Inequality between Independent Erlang random variables I have two Independent erlang random variables as follows,
$$X \sim {\rm Erl}(n, \lambda) \text{ and } Y \sim {\rm Erl}(m, \mu)$$
Here $\lambda$ is the rate parameter ie,
$f_X(x) = \lambda^n \frac {e^{-\lambda x }  x^{n-1}} {(n-1)!}$
I want to calculate $F (n, m) = \mathbb P(X < Y ).$
I tried to do the following,
$$\int \mathbb P(X < Y \mid X=x ) \cdot f_X(x) \, dx$$
which on simplification is giving me
$$\sum_{r=0}^{m-1} {n+r-1 \choose r} \left(\frac{\lambda}{\lambda+\mu}\right)^n \left(\frac{\mu}{\lambda+\mu}\right)^r.$$
But the answer given is 
$$\sum_{k=n}^{n+m-1} {n+m-1 \choose k} \left(\frac{\lambda}{\lambda+\mu}\right)^k \left(\frac{\mu}{\lambda+\mu}\right)^{n+m-k-1}.$$
Can someone help me here?
 A: Note that the Erlang PDF comes from the Poisson process. In fact, $X\sim \mathrm{Erl}(n, \lambda)$ means that $X$ is the $n$-th arrival time in the Poisson process of rate $\lambda$. This means that the number of arrivals in a given time interval $[0,x]$ is Poisson distributed with parameter $x\lambda$.

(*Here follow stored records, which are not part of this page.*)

## Stage classify ids through shared memory and store dup source pairs

k_sage_classify now has each warp cooperatively copy its 32 rows' neighbor ids into padded shared memory with async copies, so hashing and the equality check read coalesced staged data instead of strided per-thread global loads. The dup list now stores (dest, source) int2 pairs written by the prep kernel. This lets k_copy_dups skip the division and the extra lookup in the first array, and its grid is resized to groups of up to 256 threads per row. Costs are more shared memory and a changed dup buffer layout, and the classify grid is no longer capped by the env override.

```diff
diff --git a/euler_b200/csrc/internal.h b/euler_b200/csrc/internal.h
--- a/euler_b200/csrc/internal.h
+++ b/euler_b200/csrc/internal.h
@@ -174,7 +174,7 @@
   uint32_t* d_blkpre = nullptr;
   uint32_t* d_blkmul = nullptr;
   int32_t* d_live = nullptr;
-  int32_t* d_dup = nullptr;
+  int2* d_dup = nullptr;
   unsigned int* d_nlive = nullptr;
   unsigned long long* d_front[2] = {nullptr, nullptr};
   int64_t agg_rows = 0, agg_slots = 0;
diff --git a/euler_b200/csrc/mp_ops.cu b/euler_b200/csrc/mp_ops.cu
--- a/euler_b200/csrc/mp_ops.cu
+++ b/euler_b200/csrc/mp_ops.cu
@@ -1,3 +1,4 @@
+#include <cuda_pipeline_primitives.h>
 #include <stdlib.h>
 
 #include <cooperative_groups.h>
@@ -148,21 +149,49 @@
   if (i < size * D) out[i] = __fdiv_rn(out[i], __fadd_rn(cnt[i / D], 1e-7f));
 }
 
-__global__ void __launch_bounds__(256) k_sage_classify(DevGraph g, const unsigned long long* __restrict__ ids, int64_t rows,
+static constexpr int kClsChunk = 16;
+static constexpr int kClsStride = kClsChunk + 1;
+
+__global__ void __launch_bounds__(256, 4) k_sage_classify(DevGraph g, const unsigned long long* __restrict__ ids, int64_t rows,
                                                        int32_t count, unsigned long long* tab, unsigned long long mask,
                                                        int32_t* __restrict__ src, int32_t* __restrict__ reps,
                                                        uint32_t* __restrict__ rep_slot, unsigned int* n_rep) {
-  const int64_t stride = (int64_t)gridDim.x * blockDim.x;
-  for (int64_t r = blockIdx.x * (int64_t)blockDim.x + threadIdx.x; r < rows; r += stride) {
+  __shared__ unsigned long long s_ids[256 / 32][32 * kClsStride];
+  const int lane = threadIdx.x & 31;
+  unsigned long long* st = s_ids[threadIdx.x >> 5];
+  const int64_t nwarps = ((int64_t)gridDim.x * blockDim.x) >> 5;
+  const bool whole = count <= kClsChunk;
+  for (int64_t r0 = ((blockIdx.x * (int64_t)blockDim.x + threadIdx.x) >> 5) * 32; r0 < rows; r0 += nwarps * 32) {
+    const int nr = rows - r0 < 32 ? (int)(rows - r0) : 32;
+    const int64_t r = r0 + lane;
     const unsigned long long* seg = ids + r * count;
     unsigned long long h = 0;
     bool any = false;
-#pragma unroll 4
-    for (int32_t j = 0; j < count; ++j) {
-      const unsigned long long id = __ldg(seg + j);
-      any |= lookup_row(g, id) >= 0;
-      h = mix64(h + id + 1);
-    }
+    for (int32_t j0 = 0; j0 < count; j0 += kClsChunk) {
+      const int w = min(count - j0, kClsChunk);
+      const int n = nr * w;
+      const int i0 = lane / w, t0 = lane - i0 * w, di = 32 / w, dt = 32 - di * w;
+      const unsigned long long* p = ids + (r0 + i0) * count + j0 + t0;
+      const int64_t dp = (int64_t)di * count + dt, pwrap = count - w;
+      int s = i0 * kClsStride + t0, t = t0;
+      const int ds = di * kClsStride + dt, swrap = kClsStride - w;
+      __syncwarp();
+      for (int e = lane; e < n; e += 32) {
+        __pipeline_memcpy_async(st + s, p, sizeof(unsigned long long));
+        p += dp; s += ds; t += dt;
+        if (t >= w) { t -= w; p += pwrap; s += swrap; }
+      }
+      __pipeline_commit();
+      __pipeline_wait_prior(0);
+      __syncwarp();
+      if (lane < nr)
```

Using $Y\sim \mathrm{Erl}(m,\mu)$, we have for $x>0$,
$$
P(x<Y)=\sum_{k=0}^{m-1} \frac{e^{-x\mu}(x\mu)^k}{k!}.
$$
Then
$$
\begin{align}
P(X<Y)&=\int_0^{\infty} P(x<Y)  \lambda^n \frac {e^{-\lambda x }  x^{n-1}} {(n-1)!} dx\\
&=\int_0^\infty \sum_{k=0}^{m-1} \frac{e^{-x\mu}(x\mu)^k}{k!}   \lambda^n \frac {e^{-\lambda x }  x^{n-1}} {(n-1)!}dx \\
&=\lambda^n \sum_{k=0}^{m-1} \binom{k+n-1}{n-1}\mu^k\int_0^{\infty}  \frac{e^{-(\lambda+\mu)x}x^{k+n-1}}{(k+n-1)!} dx \\
&=\lambda^n \sum_{k=0}^{m-1} \binom{k+n-1}{n-1}\mu^k \frac1{(\lambda+\mu)^{k+n}}\\
&=\sum_{k=0}^{m-1} \binom{k+n-1}{n-1} \left(\frac{\lambda}{\lambda+\mu}\right)^n\left(\frac{\mu}{\lambda+\mu}\right)^k.  \ \ \ (*) \end{align}
$$
This expression seems different, but this is equivalent to:
$$
\sum_{k=n}^{n+m-1} {n+m-1 \choose k} \left(\frac{\lambda}{\lambda+\mu}\right)^k \left(\frac{\mu}{\lambda+\mu}\right)^{n+m-k-1}. \ \ \ \ (**)$$
Let $T\sim NB(n, \frac{\lambda}{\lambda+\mu})$. This is the time of $n$-th success, with probability of success in each trial is $\frac{\lambda}{\lambda+\mu}$. Let $S\sim B(n+m-1,\frac{\lambda}{\lambda+\mu})$. This is the number of successes in $n+m-1$ trials, with probability of success in each trial is $\frac{\lambda}{\lambda+\mu}$. Note that
$$
n\leq T\leq n+m-1 \Longleftrightarrow n\leq S\leq n+m-1.
$$
The formula $(*)$ is the expression for $P(n\leq T\leq n+m-1)$ and the second formula $(**)$ is $P(n\leq S\leq n+m-1)$.
Thus, we must have
$$
P(n\leq T\leq n+m-1) = P(n\leq S\leq n+m-1). 
$$
This shows that $(*)$ and $(**)$ are equivalent.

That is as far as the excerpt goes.